Old Design – one tier caching

First you may ask why I didn’t use Zookeeper or equivalent service. Yes that would be ideal if it is available. Sometimes it is just not available in your project but you need to solve this problem.

Take a look at the old design as below. Azure Table was used for the shared caching. It is very scalable and actually fast than many people thought (tens of milliseconds for each access).

caching_1

Why we need a new design

  • The config/meta data grows and one column/property doesn’t fit anymore in Azure Table. The size limit for one row/entity is 1MB. The size limit for one column/property is 64kb. The data is over 64kb now
  • As the data grows always getting the full data is not optimal
  • This is not a main reason for the design change or it is also not a major issue but the servers have clock skew. Sometimes it is not ideal and it is hard to reason about it or explain to others. Take an extreme case as an example. Let’s say you have only one server and it might take much longer for the servers to refresh data in case of clock skew

New Design – two tier caching

I call it two tier caching since it has two tiers now – In Memory and Azure Blob. The changes are as below

  • In memory cache is introduced
  • Azure Blob is used (in this case it performs as good as Azure Table)
  • When a server tries to read the data from the memory it will try to compare the version in the cache to the version in the blob first. If they are the same it will skip reading the data from the blob. Otherwise it will refresh the cache
  • A local refresh time is introduced so clock skew doesn’t matter anymore. so every a few mins one server will refresh the blob and all other servers will get the data from the blob and reset the local refresh time.

caching_2

The new design solved our problem very well. The code for this pattern is not much. I left out some technical details on purpose so readers can think about them. Please try to answer the below questions.
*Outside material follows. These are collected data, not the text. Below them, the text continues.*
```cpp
struct LoopState { float E, E_n, E_l, E_prev; int laplacian_reg; float E_r; };
void cgf_shape(int nblk, int* G, int* rows);
bool cgf_solve_shape(psgsdf_ctx* c, int* G, int* rows, bool any_ranks = false);
int pcg_solve(psgsdf_ctx* c, SweepArgs& a, int* iters_out, int* success_out, double* err_out,
              const std::function<void(const double*)>& tail = nullptr, bool gate_on_converged = true, bool* tail_ran = nullptr);
int albedo_reg_energy(psgsdf_ctx* c, double* Er);
int albedo_reg_solve(psgsdf_ctx* c, const SweepArgs& a, int* iters_out, int* ok_out, double* err_out);
int step_begin(psgsdf_ctx* c, int block, int laplacian_reg, psgsdf_step_stats* st, std::function<void(double, double)> deferred_consumer = nullptr, bool may_apply = true);
int step_finish(psgsdf_ctx* c, int block, int laplacian_reg, psgsdf_step_stats* st, bool defer_reg_sums = false);
int do_step(psgsdf_ctx* c, int block, int laplacian_reg, psgsdf_step_stats* st);
int read_frame_solver_stats(psgsdf_ctx* c, int kind, psgsdf_step_stats* st);
int run_loop(psgsdf_ctx* c, int flags, LoopState& L, int max_iters, bool full, psgsdf_iter_stats* stats, int stats_cap, int* n_done, int* result,
             psgsdf_iter_cb on_iter, void* user);
int do_upsample(psgsdf_ctx* c);

}
```

### psgradientsdf_amd/csrc/loop.hip

```cpp
#include "engine_internal.h"
#include <climits>

namespace psge {

constexpr int kCgfSumsHost = 7;
void cgf_shape(int nblk, int* G, int* rows) {
    nblk = std::max(1, nblk);
    int r = 1, cap = kCgfMaxBlocks;
    if (const char* e = getenv("PSGSDF_PCG_ROWS")) { int v = atoi(e); if (v >= 1 && v <= 2) r = v; }
    if (const char* e = getenv("PSGSDF_PCG_BLOCKS")) { int v = atoi(e); if (v > 0 && v <= kCgfMaxBlocks) cap = v; }
    const int per = (nblk + r - 1) / r;
    const int trips = (per + cap - 1) / cap;
    *G = (per + trips - 1) / trips; *rows = r;
}

bool cgf_solve_shape(psgsdf_ctx* c, int* G, int* rows_per_wg, bool any_ranks) {
    if (!c->pcg_persist || c->persist_off || (c->n_ranks > 1 && !c->xr_ready && !any_ranks) || !c->band.col16 || !c->fuse_pcg_init || c->num_cu <= 0 || band_blocks(c) > kPcgMaxBlocks) return false;
    const int n = c->row1 - c->row0, cap = std::min(c->num_cu, kSolveMaxBlocksHost);
    if (n <= 0) return false;
    int g = std::min(cap, (n + kSolveThreadsHost - 1) / kSolveThreadsHost);
    g = std::max(8, g / 8 * 8);
    if (g > cap) g = cap;
    const int per = ((n + g - 1) / g + 63) / 64 * 64;
    const int r = (per + kSolveThreadsHost - 1) / kSolveThreadsHost;
    if (r > kSolveMaxRowsHost || cgf_solve_max_blocks(r) < 1) return false;
    *G = g; *rows_per_wg = per;
    return true;
}

int pcg_solve(psgsdf_ctx* c, SweepArgs& a, int* iters_out, int* success_out, double* err_out,
              const std::function<void(const double*)>& tail, bool gate_on_converged, bool* tail_ran) {
    const int S = c->band.S;
    if (tail_ran) *tail_ran = false;
    if (a.row1 <= a.row0) { *iters_out = 0; *success_out = 1; *err_out = 0; c->last_cg_iters = 0; return 0; }
    int cap = c->set.cg_max_it > 0 ? c->set.cg_max_it : 2 * S;
    if (cap > c->pcg_cap) cap = c->pcg_cap;
    int G, rows;
    if (a.pcg_gran && cgf_solve_shape(c, &G, &rows)) {
        SweepArgs as = a;
        auto fold_now = [&] { fold_by_kernel(c, as.fold); };
        if (slab_mode(c) && !xs_active(c)) fold_now();
        if (c->mbox_used + (size_t)kSolveMbSlots > c->mbox_n) { fold_now(); int rc = flush(c); if (rc) return rc; }
        { int rc = mg_commit(c); if (rc) return rc; }
        const size_t off = c->mbox_used; c->mbox_used += kSolveMbSlots;
        volatile double* st = c->mbox + off;
        const unsigned long long key = (++c->mbox_serial << 8) | 0x80u;
        st[3] = NAN; st[4] = 0.0;
        const int inject = (c->fault_solve > 0 && ++c->solves_seen == c->fault_solve) ? -7 : 0;
        const XrArgs* xr = (c->n_ranks > 1 && c->xr_ready && as.pcg_asm) ? &c->xr_args : nullptr;
        if (xr) {
            c->xr_solves++;
            c->xr_args.epoch = (unsigned)(c->xr_solves & (long long)kXrEpochMask);
            if (c->xr_args.epoch == 0) {
                HIPCHK(c, hipMemsetAsync(c->xr, 0, sizeof(double) * kXrDoubles, c->stream));
                HIPCHK(c, hipMemsetAsync(c->mg_ext, 0, sizeof(double), c->stream));
                int rc = comm_allreduce(c, c->mg_ext, 1); if (rc) return rc;
            }
        }
        as.pcg_epoch = ++c->pcg_solve_serial;
        timed(c, "pcg_solve", [&] { launch_cgf_solve(as, c->pcg_sc, c->pcg_gran, G, rows, cap, c->mbox_dev + off, key, inject, c->stream, xr); });
        if (tail && !c->profiling) { tail(c->pcg_sc + (gate_on_converged ? 2 : 1)); if (tail_ran) *tail_ran = true; }
        const bool chk = c->mbox_check;
        auto landed = [st, key, chk] {
            const double s3 = st[3];
            if (std::isnan(s3)) return false;
            return !chk || (dbits(st[0]) ^ dbits(st[1]) ^ dbits(st[2]) ^ dbits(s3) ^ dbits(st[4])) == key;
        };
        const int w = wait_mapped(c, landed, "pcg_solve");
        if (w < 0) return w;
        if (!landed()) HIPCHK(c, hipStreamSynchronize(c->stream));
        if (!landed()) return fail(c, PSGSDF_ERR_DEVICE, "the PCG kernel published nothing");
        if (w == 0 && !c->pending_fold.n) { int rc = deliver(c); if (rc) return rc; }
        if (st[3] != 1.0) {
            HIPCHK(c, hipStreamSynchronize(c->stream));
            if (!c->persist_fallbacks++) fprintf(stderr, "psgsdf: the persistent distance solve gave up waiting (status %g, %d workgroups%s): %s  Continuing with the per-pass kernels.\n", (double)st[3], G, xr ? ", cross-rank" : "",
                                                 xr ? "a neighbour rank's hand-off did not arrive in time." : "is another process holding CUs of this device?");
            c->persist_off = true;
            a.pcg_asm = 0; a.pcg_apply = 0; a.pcg_gran = nullptr; a.pcg_gran_n = 0; a.fold.n = 0;
            timed(c, "assemble", [&] { launch_assemble(a, c->stream); });
            if (tail_ran) *tail_ran = false;
            return pcg_solve(c, a, iters_out, success_out, err_out, tail, gate_on_converged, tail_ran);
        }
        const float rhsN = (float)st[2];
        if (rhsN == 0.f) { *iters_out = 0; *success_out = 1; *err_out = 0; c->last_cg_iters = 0; return 0; }
        const double err = sqrt((double)(float)st[1] / (double)rhsN);
        *iters_out = (int)st[0]; *err_out = err; *success_out = err <= (double)FLT_EPSILON;
        c->last_cg_iters = *iters_out;
        return 0;
    }
    cgf_shape(band_blocks(c), &G, &rows);
    if (!a.pcg_fuse_init) timed(c, "pcg_init", [&] { launch_cgf_init(a, c->pcg_sc, c->pcg_part, G, c->stream); });
    const bool mr = slab_mode(c);
    SweepArgs ap = a;
    if (mr) {
        int rc = mg_commit(c); if (rc) return rc;
        launch_cgf_sum(c->pcg_part, a.pcg_fuse_init ? a.pcg_init_blocks : G, -1, c->mg_ext, c->stream);
        if ((rc = comm_allreduce(c, c->mg_ext, 1))) return rc;
        ap.ext = c->mg_ext;
    }
    int chunk = std::min(64, std::max(4, c->last_cg_iters + 2));
    int k = 0, iters = -1;
    float rhsN = 0, rn2_last = 0, threshold = 0;
    while (true) {
        const int n = std::min(chunk, cap + 1 - k);
        if (c->mbox_used + (size_t)n > c->mbox_n) { int rc = flush(c); if (rc) return rc; }
        const size_t off = c->mbox_used; c->mbox_used += n;
        volatile double* st = c->mbox + off;
        for (int q = 0; q < n; ++q) st[q] = -1.0;
        for (int q = 0; q < n; ++q) {
            if (mr) { int rc = comm_halo(c, c->band.rec[(k + q + 1) & 1], 1, 4); if (rc) return rc; }
// ... 477 lines not shown
```

### psgradientsdf_amd/csrc/pcg.hip

```cpp
#include "device_common.h"

namespace psg {

__device__ __forceinline__ float pcg_threshold(float rhsNorm2) { return fmaxf(FLT_EPSILON * FLT_EPSILON * rhsNorm2, FLT_MIN); }


template <int N> struct PartLoads { double ld[kCgfMaxBlocks / kBlock][N]; };
template <int N>
__device__ __forceinline__ void block_total_issue(double* const* src, int n, PartLoads<N>& pl) {
#pragma unroll
    for (int j = 0; j < kCgfMaxBlocks / kBlock; ++j) {
        const int i = threadIdx.x + j * kBlock;
#pragma unroll
        for (int q = 0; q < N; ++q) pl.ld[j][q] = i < n ? src[q][i] : 0.0;
    }
}
template <int N>
__device__ __forceinline__ void block_total_finish(const PartLoads<N>& pl, double* red , double* out) {
    double v[8];
#pragma unroll
    for (int q = 0; q < 8; ++q) v[q] = 0.0;
#pragma unroll
    for (int q = 0; q < N; ++q) {
        v[q] = pl.ld[0][q];
#pragma unroll
        for (int j = 1; j < kCgfMaxBlocks / kBlock; ++j) v[q] += pl.ld[j][q];
    }
    const int lane = threadIdx.x & 63, w = threadIdx.x >> 6;
    if constexpr (N > 2) {
        double t0, t1; wave_sum8(v, t0, t1);
        __syncthreads();
        wave_sum8_store<kBlock / 64>(t0, t1, red, w);
    } else {
#pragma unroll
        for (int q = 0; q < N; ++q) v[q] = wave_sum(v[q]);
        __syncthreads();
        if (lane == 0) {
#pragma unroll
            for (int q = 0; q < N; ++q) red[q * (kBlock / 64) + w] = v[q];
        }
    }
    __syncthreads();
#pragma unroll
    for (int q = 0; q < N; ++q) {
        double s = 0;
#pragma unroll
        for (int i = 0; i < kBlock / 64; ++i) s += red[q * (kBlock / 64) + i];
        out[q] = s;
    }
}
template <int N>
__device__ __forceinline__ void block_total_n(double* const* src, int n, double* red , double* out) {
    PartLoads<N> pl;
    block_total_issue<N>(src, n, pl);
    block_total_finish<N>(pl, red, out);
}
template <int N>
__device__ __forceinline__ void block_part_store_n(const double* vin, double* const* dst, double* red , int slot) {
    static_assert(N > 2 && N <= 8, "reduce-scatter of up to eight sums");
    double v[8];
#pragma unroll
    for (int q = 0; q < 8; ++q) v[q] = q < N ? vin[q] : 0.0;
    const int w = threadIdx.x >> 6;
    double t0, t1; wave_sum8(v, t0, t1);
    __syncthreads();
    wave_sum8_store<kBlock / 64>(t0, t1, red, w);
    __syncthreads();
    if (threadIdx.x < N) {
        double s = 0;
        for (int i = 0; i < (int)(blockDim.x >> 6); ++i) s += red[threadIdx.x * (kBlock / 64) + i];
        dst[threadIdx.x][slot] = s;
    }
}
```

  • What do you use for the version number? How to update it? Should you keep the version in a NoSql database or with the blob?
  • How about concurrent reads and writes on that single blob? We have hundreds of servers. What is the limit?
  • What is the right exception handling? The data source, the blob or the servers might be down.
  • How to test your code?
  • What tracing do you need for live site troubleshooting?
  • Are you confident in doing it in a hotfix? or you would rather do it in a major release.